# Como desconectar y conectar una batería correctamente ?



## Jhony9625 (Ene 6, 2017)

Muy buenas, la verdad es que siempre he visto en diferentes foros y videos que las baterías de los autos se debe primero desconectar el lado negativo y luego el lado positivo, pero no he podido encontrar el porqué, sin embargo no quiero saber exclusivamente sobre la batería de los autos, sino de las baterías en general. Se debe siempre desconectar el lado negativo y luego el positivo? Y para conectarla de nuevo debo primero colocar el positivo y luego el negativo? Quiero saber si es cierto esto y por qué se debe hacer así.

Muchas gracias.


----------



## Scooter (Ene 6, 2017)

En general se conectan y desconectan como te de la gana pero con sentido común.

¿Que ocurre en el 99% de los vehículos? Que el chasis es negativo, si suena raro pero los hay con chasis a positivo.

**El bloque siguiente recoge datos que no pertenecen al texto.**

# MP-ReID/mp-reid

Hardware: AMD Instinct MI355X
Metric: gallery images/s encode + distmat+rerank ms, 20k×20k; mAP/Rank-1 parity (higher is better)
Workload: dtype f16 pairs hi+lo (3 MFMA products per multiply-add, f32-grade), f32 acc; distmat f32 exact; 1 GPU; Market-1501 configs[1]: do_inference ViT-B/16 3368q+15913g/GPU, no rerank; HBM-resident loader; encoder_batch=508, encoder_precision=split, encoder_streams=2, rerank=False, distance_mode=exact

## Files before the change

mp-reid_amd/csrc/api.cpp:

```cpp
#include "common.h"

#include <cstring>
#include <string>
#include <utility>
#include <vector>

static thread_local char g_err[512] = "";

void mpreid_set_error(const char *fmt, ...) {
    va_list ap;
    va_start(ap, fmt);
    vsnprintf(g_err, sizeof(g_err), fmt, ap);
    va_end(ap);
}

namespace {
struct TuneTable {
    std::vector<std::pair<std::string, int>> kv;
    TuneTable() {
        static const char *known[] = {"gemm_big", "gemm_stagger", "gemm_stagger_all", "jaccard_wave", "jaccard_wave_rows",
                                      "jaccard_table", "csc_atomic", "rerank_overlap", "dist_sym_p2", "dist_sym_p2_naps", "dist_sym_p2_abl", "dist_sym_p2_grid", "dist_sym_p2_strip", "dist_p2_full", "gemm_walk", "gemm_grid", "gemm_ragged", "wide_sort_lds", "wide_jaccard_rows", "verbose"};
        const char *e = getenv("MPREID_TUNE");
        if (!e) return;
        std::string s(e);
        size_t pos = 0;
        while (pos <= s.size()) {
            size_t end = s.find(',', pos);
            if (end == std::string::npos) end = s.size();
            std::string item = s.substr(pos, end - pos);
            pos = end + 1;
            if (item.empty()) continue;
            const size_t eq = item.find('=');
            const std::string key = item.substr(0, eq);
            const int val = eq == std::string::npos ? 1 : atoi(item.c_str() + eq + 1);
            bool ok = false;
            for (const char *k : known) ok = ok || key == k;
            if (!ok) fprintf(stderr, "[mpreid] MPREID_TUNE: unknown key '%s' ignored\n", key.c_str());
            else kv.emplace_back(key, val);
        }
    }
};
}

int mpreid_tune(const char *key, int dflt) {
// ... 41 lines not shown
```

mp-reid_amd/csrc/gemm_f16.hip:

```cpp
#include <algorithm>
#include <cstdlib>
#include <type_traits>

#include "gemm_f16.h"

typedef __attribute__((address_space(3))) void lds_ptr_t;
typedef const __attribute__((address_space(1))) void glb_ptr_t;

__device__ __forceinline__ void dma16(const void *gsrc, unsigned char *lds_dst_wave_base) {
    __builtin_amdgcn_global_load_lds((glb_ptr_t *)gsrc, (lds_ptr_t *)lds_dst_wave_base, 16, 0, 0);
}

__device__ __forceinline__ unsigned lds_addr(const void *p) {
    return (unsigned)(uintptr_t)(const __attribute__((address_space(3))) void *)p;
}
__device__ __forceinline__ void dma16_sv(uint64_t sbase, unsigned voff, unsigned lds_dst) {
    unsigned keep;
    asm volatile("s_mov_b32 %0, m0\n\t"
                 "s_mov_b32 m0, %3\n\t"
                 "s_nop 0\n\t"
                 "global_load_lds_dwordx4 %2, %1 nt\n\t"
                 "s_mov_b32 m0, %0"
                 : "=&s"(keep)
                 : "s"(sbase), "v"(voff), "s"(lds_dst)
// ... 427 lines not shown
                            reinterpret_cast<float *>(g.out)[((int64_t)b * g.L + 1 + p) * g.ldo + n] =
                                a + g.aux[(int64_t)(1 + p) * g.N + n];
                        }
                    } else if (EPI == GE_COSINE) {
                        if (m < g.m_valid && n < g.n_valid) {
                            const float sc = g.rscale ? g.rscale[m] * g.cscale[n] : 1.0f;
                            float c = (a * sc) * __fdiv_rn(1.0f, g.aux[m] * bnv);
                            const float lo = (float)(-1.0 + 0.00001), hi = (float)(1.0 - 0.00001);
                            c = c < lo ? lo : (c > hi ? hi : c);
                            reinterpret_cast<float *>(g.out)[(int64_t)m * g.ldo + n] = acosf(c);
                        }
                    }
                }
        }
    }
}
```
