#ifndef LW_MIN_WAVES
#define LW_MIN_WAVES 5
#endif
template <int NW, bool GENERAL, bool POST, bool WALL, bool RHO_ONLY, bool WIDE, bool REC_OUT>
__device__ __forceinline__ void stream_collide_xrun(const SCParams p)
{
    __shared__ float xch[NW][24][8];
    const int wave = __builtin_amdgcn_readfirstlane(threadIdx.x >> 6);
    const int raw = p.items[blockIdx.x * NW + wave];
    const bool active = raw >= 0;
    const int item = active ? (raw & ITEM_ID_MASK) : 0;
    const int b = item >> 3;
    const int z = item & 7;
    const int lane = threadIdx.x & 63;
    LanePos l;
    l.x = lane & 7; l.y = lane >> 3;
    l.x0 = l.x == 0; l.x7 = l.x == 7; l.y0 = l.y == 0; l.y7 = l.y == 7;
    const int32_t *__restrict__ meta = p.meta + (size_t)b * NBR_STRIDE;
    const int flags = meta[NBR_FLAGS];
    const NeighbourIds nbr = load_neighbour_ids(meta, z);
    const Own own{b, (uint32_t)((l.x + 8 * l.y + 64 * z) * 4)};
    const bool first = !active || (raw & ITEM_LINK_W) == 0, last = !active || (raw & ITEM_LINK_E) == 0;
    float fs[Q];
    float halo[Q];
    float uc[3], uT[3], uB[3], uy_edge[3], ux_edge_lo[3], ux_edge_hi[3];
    if (active) {
    static_for<0, Q>([&](auto kc) {
        constexpr int k = decltype(kc)::value;
        constexpr int cx = CX(k), cy = CY(k), g = 1 - CZ(k);
        const bool yo = cy == 1 ? l.y0 : (cy == -1 ? l.y7 : false);
        const int c00 = nbr.id[g][4], cY = nbr.id[g][4 - 3 * cy];
        int sel = cy != 0 ? (yo ? cY : c00) : c00;
        if constexpr (GENERAL) sel = sel >= 0 ? sel : b;
        const uint32_t rowz = (uint32_t)(k * COMP_BYTES) + (uint32_t)((8 * ((l.y - cy) & 7)) * 4) + (uint32_t)(nbr.zs[g] * 256);
        if constexpr (cy == 0) fs[k] = ld_f32<true>(p.f_in, sel, F_BLOCK_BYTES, rowz + (uint32_t)(l.x * 4));
        else fs[k] = ld_f32<WIDE>(p.f_in, sel, F_BLOCK_BYTES, rowz + (uint32_t)(l.x * 4));
        halo[k] = 0.0f;
        if constexpr (cx != 0) {
            if (cx == 1 ? first : last) {
                const int cX = nbr.id[g][4 - cx], cXY = nbr.id[g][4 - cx - 3 * cy];
                int selx = cy != 0 ? (yo ? cXY : cX) : cX;
                if constexpr (GENERAL) selx = selx >= 0 ? selx : b;
                if (cx == 1 ? l.x0 : l.x7)
                    halo[k] = ld_f32<(cy == 0) || WIDE>(p.f_in, selx, F_BLOCK_BYTES, rowz + (uint32_t)((cx == 1 ? 7 : 0) * 4));
            }
        }
    });
    if constexpr (!RHO_ONLY) {
        int bT = z == 7 ? nbr.id[2][4] : b, bB = z == 0 ? nbr.id[0][4] : b;
        const uint32_t xy = (uint32_t)((l.x + 8 * l.y) * 4);
        uint32_t inT = xy + (uint32_t)(((z + 1) & 7) * 256), inB = xy + (uint32_t)(((z - 1) & 7) * 256);
        int by_ = l.y0 ? nbr.id[1][4 - 3] : nbr.id[1][4 + 3];
        uint32_t inY = (uint32_t)((l.x + 8 * (l.y0 ? 7 : 0) + 64 * z) * 4);
        int bXlo = nbr.id[1][4 - 1], bXhi = nbr.id[1][4 + 1];
        uint32_t inXlo = (uint32_t)((7 + 8 * l.y + 64 * z) * 4), inXhi = (uint32_t)((0 + 8 * l.y + 64 * z) * 4);
        if constexpr (GENERAL) {
            if (bT < 0) { bT = b; inT = own.cell4; }
            if (bB < 0) { bB = b; inB = own.cell4; }
            if (by_ < 0) { by_ = b; inY = own.cell4; }
            if (bXlo < 0) { bXlo = b; inXlo = own.cell4; }
            if (bXhi < 0) { bXhi = b; inXhi = own.cell4; }
        }
#pragma unroll
        for (int c = 0; c < 3; ++c) {
            const uint32_t cb = (uint32_t)c * COMP_BYTES;
            uc[c] = ld_own(p.vel_in, b, V_BLOCK_BYTES, cb + own.cell4);
            uT[c] = ld_own(p.vel_in, bT, V_BLOCK_BYTES, cb + inT);
            uB[c] = ld_own(p.vel_in, bB, V_BLOCK_BYTES, cb + inB);
            uy_edge[c] = 0.0f; ux_edge_lo[c] = 0.0f; ux_edge_hi[c] = 0.0f;
            if (l.y0 || l.y7) uy_edge[c] = ld_f32<WIDE>(p.vel_in, by_, V_BLOCK_BYTES, cb + inY);
            if (first) { if (l.x0) ux_edge_lo[c] = ld_own(p.vel_in, bXlo, V_BLOCK_BYTES, cb + inXlo); }
            if (last) { if (l.x7) ux_edge_hi[c] = ld_own(p.vel_in, bXhi, V_BLOCK_BYTES, cb + inXhi); }
        }
    }

    static_for<0, Q>([&](auto kc) {
        constexpr int k = decltype(kc)::value;
        constexpr int cx = CX(k);
        if constexpr (cx == 1) { if (l.x7) xch[wave][XSLOT(k)][l.y] = fs[k]; }
        if constexpr (cx == -1) { if (l.x0) xch[wave][XSLOT(k)][l.y] = fs[k]; }
    });
    if constexpr (!RHO_ONLY) {
#pragma unroll
        for (int c = 0; c < 3; ++c) {
            if (l.x7) xch[wave][18 + c][l.y] = uc[c];
            if (l.x0) xch[wave][21 + c][l.y] = uc[c];
        }
    }
    }
    __syncthreads();
    if (!active) return;
    const int wlo = first ? 0 : wave - 1, whi = last ? NW - 1 : wave + 1;
    static_for<0, Q>([&](auto kc) {
        constexpr int k = decltype(kc)::value;
        constexpr int cx = CX(k);
        if constexpr (cx == 1) {
            const float inner = dpp_from_lower_lane(fs[k]);
            const float edge = first ? halo[k] : xch[wlo][XSLOT(k)][l.y];
            fs[k] = l.x0 ? edge : inner;
        }
        if constexpr (cx == -1) {
            const float inner = dpp_from_upper_lane(fs[k]);
            const float edge = last ? halo[k] : xch[whi][XSLOT(k)][l.y];
            fs[k] = l.x7 ? edge : inner;
        }
    });
    const bool needs_patch = GENERAL && (flags & FLAG_ALL_NEIGHBOURS) == 0;
    if constexpr (RHO_ONLY) {
        if constexpr (GENERAL) { if (needs_patch) patch_missing_sources(p, meta, nbr, l, z, own, fs); }
        finish_rho_only(p, flags, own, fs);
        return;
    }
    float uE[3], uW[3], uN[3], uS[3];
#pragma unroll
    for (int c = 0; c < 3; ++c) {
        const float e_edge = last ? ux_edge_hi[c] : xch[whi][21 + c][l.y];
        const float w_edge = first ? ux_edge_lo[c] : xch[wlo][18 + c][l.y];
        const float e_in = dpp_from_upper_lane(uc[c]), w_in = dpp_from_lower_lane(uc[c]);
        uE[c] = l.x7 ? e_edge : e_in;
        uW[c] = l.x0 ? w_edge : w_in;
        const float n_in = __shfl_down(uc[c], 8, 64), s_in = __shfl_up(uc[c], 8, 64);
        uN[c] = l.y7 ? uy_edge[c] : n_in;
        uS[c] = l.y0 ? uy_edge[c] : s_in;
    }
    if constexpr (GENERAL) { if (needs_patch) patch_missing_sources(p, meta, nbr, l, z, own, fs); }
    finish_cell<POST, WALL, REC_OUT>(p, flags, own, fs, uE[0], uE[1], uE[2], uW[0], uW[1], uW[2], uN[0], uN[1], uN[2], uS[0], uS[1], uS[2],
                                     uT[0], uT[1], uT[2], uB[0], uB[1], uB[2]);
}
template <int NW, bool GENERAL, bool POST, bool WALL, bool RHO_ONLY = false, bool WIDE = false>
__global__ __launch_bounds__(64 * NW) __attribute__((amdgpu_waves_per_eu((WIDE && GENERAL) ? LW_MIN_WAVES - 1 : LW_MIN_WAVES))) void k_stream_collide_xrun(const SCParams p)
{
    stream_collide_xrun<NW, GENERAL, POST, WALL, RHO_ONLY, WIDE, false>(p);
}
template <int NW, bool WIDE>
__global__ __launch_bounds__(64 * NW) __attribute__((amdgpu_waves_per_eu(LW_MIN_WAVES))) void k_records_from_populations(const SCParams p)
{
    stream_collide_xrun<NW, false, false, false, false, WIDE, true>(p);
}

¿Entonces que se desconecta antes? El polo conectado al chasis que suele ser el negativo.
¿Por qué? Sentido común; si desconectando el negativo tocas el chasis con la llave o la herramienta con la que desconectas, somo ya es el mismo polo no pasa nada.
Cuando ya tienes desconectado el chasis, desconectas el otro polo, como el chasis ya está desconectado no puedes cortocircuitar nada.

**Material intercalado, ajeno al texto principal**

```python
def build_hostcheck(force: bool = False) -> str:
    src = os.path.join(ROOT, "tests", "hostcheck", "hostcheck_ext.cc")
    if force or _newer(HOSTCHECK, [src, os.path.join(ROOT, "tests", "hostcheck", "hostcheck.cc")] + csrc_files()):
        _run(["g++", "-std=c++17", "-O2", "-g", "-fPIC", "-shared", "-Wno-unknown-pragmas", "-o", HOSTCHECK, src])
    rsrc = os.path.join(ROOT, "tests", "hostcheck", "reader_check.cc")
    if force or _newer(READER_CHECK, [rsrc, os.path.join(CSRC, "host", "fasta_reader.h")]):
        _run(["g++", "-std=c++17", "-O2", "-o", READER_CHECK, rsrc])
    asrc = os.path.join(ROOT, "tests", "hostcheck", "adjlist_check.cc")
    if force or _newer(ADJLIST_CHECK, [asrc, HOSTCHECK, os.path.join(CSRC, "host", "adjlist_core.h"),
                                       os.path.join(CSRC, "host", "fasta_reader.h")]):
        _run(["g++", "-std=c++17", "-O2", "-o", ADJLIST_CHECK, asrc, "-L" + os.path.dirname(HOSTCHECK), "-lhostcheck",
              "-Wl,-rpath,$ORIGIN"])
    hsrc = [os.path.join(CSRC, "host", f) for f in ("rresolver_core.h", "graph_writers.h", "fasta_reader.h", "si_bytes.h")]
    csrc = os.path.join(ROOT, "tests", "hostcheck", "rresolver_check.cc")
    if force or _newer(RRESOLVER_CHECK, [csrc, os.path.join(CSRC, "abg_rr.h"), os.path.join(CSRC, "abg_core.h")] + hsrc):
        _run(["g++", "-std=c++17", "-O2", "-Wno-unknown-pragmas", "-o", RRESOLVER_CHECK, csrc, "-lpthread"])
    ksrc = os.path.join(ROOT, "tests", "hostcheck", "kn_check.cc")
    kdeps = [ksrc] + [os.path.join(CSRC, f) for f in ("abg_kn.h", "abg_core.h")] + \
        [os.path.join(CSRC, "host", f) for f in ("bloom_core.h", "fasta_reader.h")]
    if force or _newer(KN_CHECK, kdeps):
        _run(["g++", "-std=c++17", "-O2", "-Wno-unknown-pragmas", "-o", KN_CHECK, ksrc, "-lpthread"])
    fsrc = os.path.join(ROOT, "tests", "hostcheck", "fm_check.cc")
    fdeps = [fsrc] + [os.path.join(CSRC, f) for f in ("abg_fm.h", "abg_core.h")] + \
        [os.path.join(CSRC, "host", f) for f in ("map_core.h", "fasta_reader.h")]
    if force or _newer(FM_CHECK, fdeps):
        _run(["g++", "-std=c++17", "-O2", "-Wno-unknown-pragmas", "-o", FM_CHECK, fsrc, "-lpthread"])
    dsrc = os.path.join(ROOT, "tests", "hostcheck", "de_check.cc")
    ddeps = [dsrc] + [os.path.join(CSRC, f) for f in ("abg_de.h", "abg_core.h")] + [os.path.join(CSRC, "host", "distanceest_core.h")]
    if force or _newer(DE_CHECK, ddeps):
        _run(["g++", "-std=c++17", "-O2", "-ffp-contract=off", "-Wno-unknown-pragmas", "-o", DE_CHECK, dsrc, "-lpthread"])
    osrc = os.path.join(ROOT, "tests", "hostcheck", "ov_check.cc")
    odeps = [osrc] + [os.path.join(CSRC, f) for f in ("abg_ov.h", "abg_core.h")] + \
        [os.path.join(CSRC, "host", f) for f in ("overlap_core.h", "rresolver_core.h", "graph_writers.h", "fasta_reader.h", "si_bytes.h")]
    if force or _newer(OV_CHECK, odeps):
        _run(["g++", "-std=c++17", "-O2", "-Wno-unknown-pragmas", "-o", OV_CHECK, osrc, "-lpthread"])
    ssrc = os.path.join(ROOT, "tests", "hostcheck", "sg_check.cc")
    sdeps = [ssrc] + [os.path.join(CSRC, f) for f in ("abg_sg.h", "abg_core.h")] + \
        [os.path.join(CSRC, "host", f) for f in ("simplegraph_core.h", "overlap_core.h", "rresolver_core.h", "graph_writers.h", "fasta_reader.h", "si_bytes.h")]
    if force or _newer(SG_CHECK, sdeps):
        _run(["g++", "-std=c++17", "-O2", "-Wno-unknown-pragmas", "-o", SG_CHECK, ssrc, "-lpthread"])
    msrc = os.path.join(ROOT, "tests", "hostcheck", "mc_check.cc")
    mdeps = [msrc] + [os.path.join(CSRC, f) for f in ("abg_mc.h", "abg_ov.h", "abg_core.h")] + \
        [os.path.join(CSRC, "host", f) for f in ("mergecontigs_core.h", "overlap_core.h", "rresolver_core.h", "graph_writers.h", "fasta_reader.h", "si_bytes.h")]
    if force or _newer(MC_CHECK, mdeps):
        _run(["g++", "-std=c++17", "-O2", "-Wno-unknown-pragmas", "-o", MC_CHECK, msrc, "-lpthread"])
    psrc = os.path.join(ROOT, "tests", "hostcheck", "pb_check.cc")
    pdeps = [psrc] + [os.path.join(CSRC, f) for f in ("abg_pb.h", "abg_mc.h", "abg_ov.h", "abg_core.h")] + \
        [os.path.join(CSRC, "host", f) for f in ("popbubbles_core.h", "rresolver_core.h", "graph_writers.h", "fasta_reader.h", "si_bytes.h")]
    if force or _newer(PB_CHECK, pdeps):
        _run(["g++", "-std=c++17", "-O2", "-Wno-unknown-pragmas", "-o", PB_CHECK, psrc, "-lpthread"])
    return HOSTCHECK


def build_all(force: bool = False) -> None:
    build_lib(force)
    build_cli(force)
    build_oracle(force)
    build_hostcheck(force)


if __name__ == "__main__":
    build_all("--force" in sys.argv)
    print("built:", LIB)
```

abyss_amd/csrc/abg_core.h:

```cpp
#pragma once

#include <stdint.h>
#include <stddef.h>

#if defined(__HIPCC__)
#include <hip/hip_runtime.h>
#define ABG_HD __host__ __device__ __forceinline__
#define ABG_HDN __host__ __device__
#define ABG_HDX __host__ __device__ __attribute__((noinline))
#else
#define ABG_HD inline
#define ABG_HDN
#define ABG_HDX
#endif

namespace abg {

constexpr int MAX_NW = 6;
constexpr int MAX_HASHES = 32;
constexpr unsigned FP_TRIM = 5;

enum Dir : int { FORWARD = 0, REVERSE = 1 };
enum Sense : int { SENSE = 0, ANTISENSE = 1 };

// ... 1035 lines not shown
}

#if defined(__HIP_DEVICE_COMPILE__)
ABG_HD uint64_t ld_coherent(const uint64_t* p)
{
	return __hip_atomic_load(p, __ATOMIC_RELAXED, __HIP_MEMORY_SCOPE_AGENT);
}
ABG_HD uint32_t ld_coherent(const uint32_t* p)
{
	return __hip_atomic_load(p, __ATOMIC_RELAXED, __HIP_MEMORY_SCOPE_AGENT);
}
ABG_HD void st_coherent(uint64_t* p, uint64_t v)
{
	__hip_atomic_store(p, v, __ATOMIC_RELAXED, __HIP_MEMORY_SCOPE_AGENT);
}
ABG_HD uint64_t cas_u64(uint64_t* p, uint64_t expect, uint64_t val)
{
	return (uint64_t)atomicCAS((unsigned long long*)p, (unsigned long long)expect,
	    (unsigned long long)val);
}
ABG_HD uint32_t cas_u32(uint32_t* p, uint32_t expect, uint32_t val) { return atomicCAS(p, expect, val); }
ABG_HD uint32_t atomic_min_u32(uint32_t* p, uint32_t v) { return atomicMin(p, v); }
ABG_HD uint64_t atomic_min_u64(uint64_t* p, uint64_t v)
{
	return (uint64_t)atomicMin((unsigned long long*)p, (unsigned long long)v);
}
ABG_HD uint32_t atomic_add_u32(uint32_t* p, uint32_t v) { return atomicAdd(p, v); }
ABG_HD uint64_t atomic_add_u64(uint64_t* p, uint64_t v)
{
	return (uint64_t)atomicAdd((unsigned long long*)p, (unsigned long long)v);
}
ABG_HD uint32_t atomic_or_u32(uint32_t* p, uint32_t v) { return atomicOr(p, v); }
ABG_HD uint64_t atomic_exch_u64(uint64_t* p, uint64_t v)
{
	return (uint64_t)atomicExch((unsigned long long*)p, (unsigned long long)v);
}
#else
ABG_HD uint64_t ld_coherent(const uint64_t* p) { return *p; }
ABG_HD uint32_t ld_coherent(const uint32_t* p) { return *p; }
ABG_HD void st_coherent(uint64_t* p, uint64_t v) { *p = v; }
ABG_HD uint64_t cas_u64(uint64_t* p, uint64_t expect, uint64_t val)
{
	uint64_t old = *p;
	if (old == expect) *p = val;
	return old;
}
ABG_HD uint32_t cas_u32(uint32_t* p, uint32_t expect, uint32_t val) { uint32_t o = *p; if (o == expect) *p = val; return o; }
ABG_HD uint32_t atomic_min_u32(uint32_t* p, uint32_t v) { uint32_t o = *p; if (v < o) *p = v; return o; }
ABG_HD uint64_t atomic_min_u64(uint64_t* p, uint64_t v) { uint64_t o = *p; if (v < o) *p = v; return o; }
ABG_HD uint32_t atomic_add_u32(uint32_t* p, uint32_t v) { uint32_t o = *p; *p = o + v; return o; }
ABG_HD uint64_t atomic_add_u64(uint64_t* p, uint64_t v) { uint64_t o = *p; *p = o + v; return o; }
ABG_HD uint32_t atomic_or_u32(uint32_t* p, uint32_t v) { uint32_t o = *p; *p = o | v; return o; }
ABG_HD uint64_t atomic_exch_u64(uint64_t* p, uint64_t v) { uint64_t o = *p; *p = v; return o; }
#endif
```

Para conectar lo mismo pero al revés; primero el positivo y luego el negativo.

Por cierto que eso ya se ha comentado muchas veces en el foro, usa el buscador.


Si con el chasis conectado a negativo, desconectas el positivo y por error haces un cortocircuito... una batería fácilmente da 600A en cc, si es de camión bastantes mas... llave incandescente en segundos.


----------



## Daniel Lopes (Ene 6, 2017)

Hola a todos , esa recomendación en disconetar lo polo negativo premero es solamente una questón de seguridad. Si desconectas premeramente lo polo positivo y por cualquer descuido tocas con la herramienta en lo chassis del coche seguramente te provocas un tremendo corto circuito , ya con lo polo negativo NO eso porque lo potencial es lo mismo . Ahora con lo polo negativo de la bateria  ya desconectado del chassis ustedes puedes acidentamente tocar con la herramienta entre lo polo positivo y lo chassis que nada te ocorre ( NO hay cortos circuitos) .     
!Saludos desde Brasil !.
Att,
Daniel Lopes.


----------



## capitanp (Ene 8, 2017)

recordemos que cualquier cortocircuito de esta magnitud fundiria la computadora en segundos


----------



## miguelus (Ene 8, 2017)

Buenos días. 

En principio tendría que dar igual, si hay alguna recomendación en el orden de Conexión/Desconexión es por temas de seguridad, hay que tener en cuenta que por los talleres hay mucho "Pepe Gotera y Otilio" 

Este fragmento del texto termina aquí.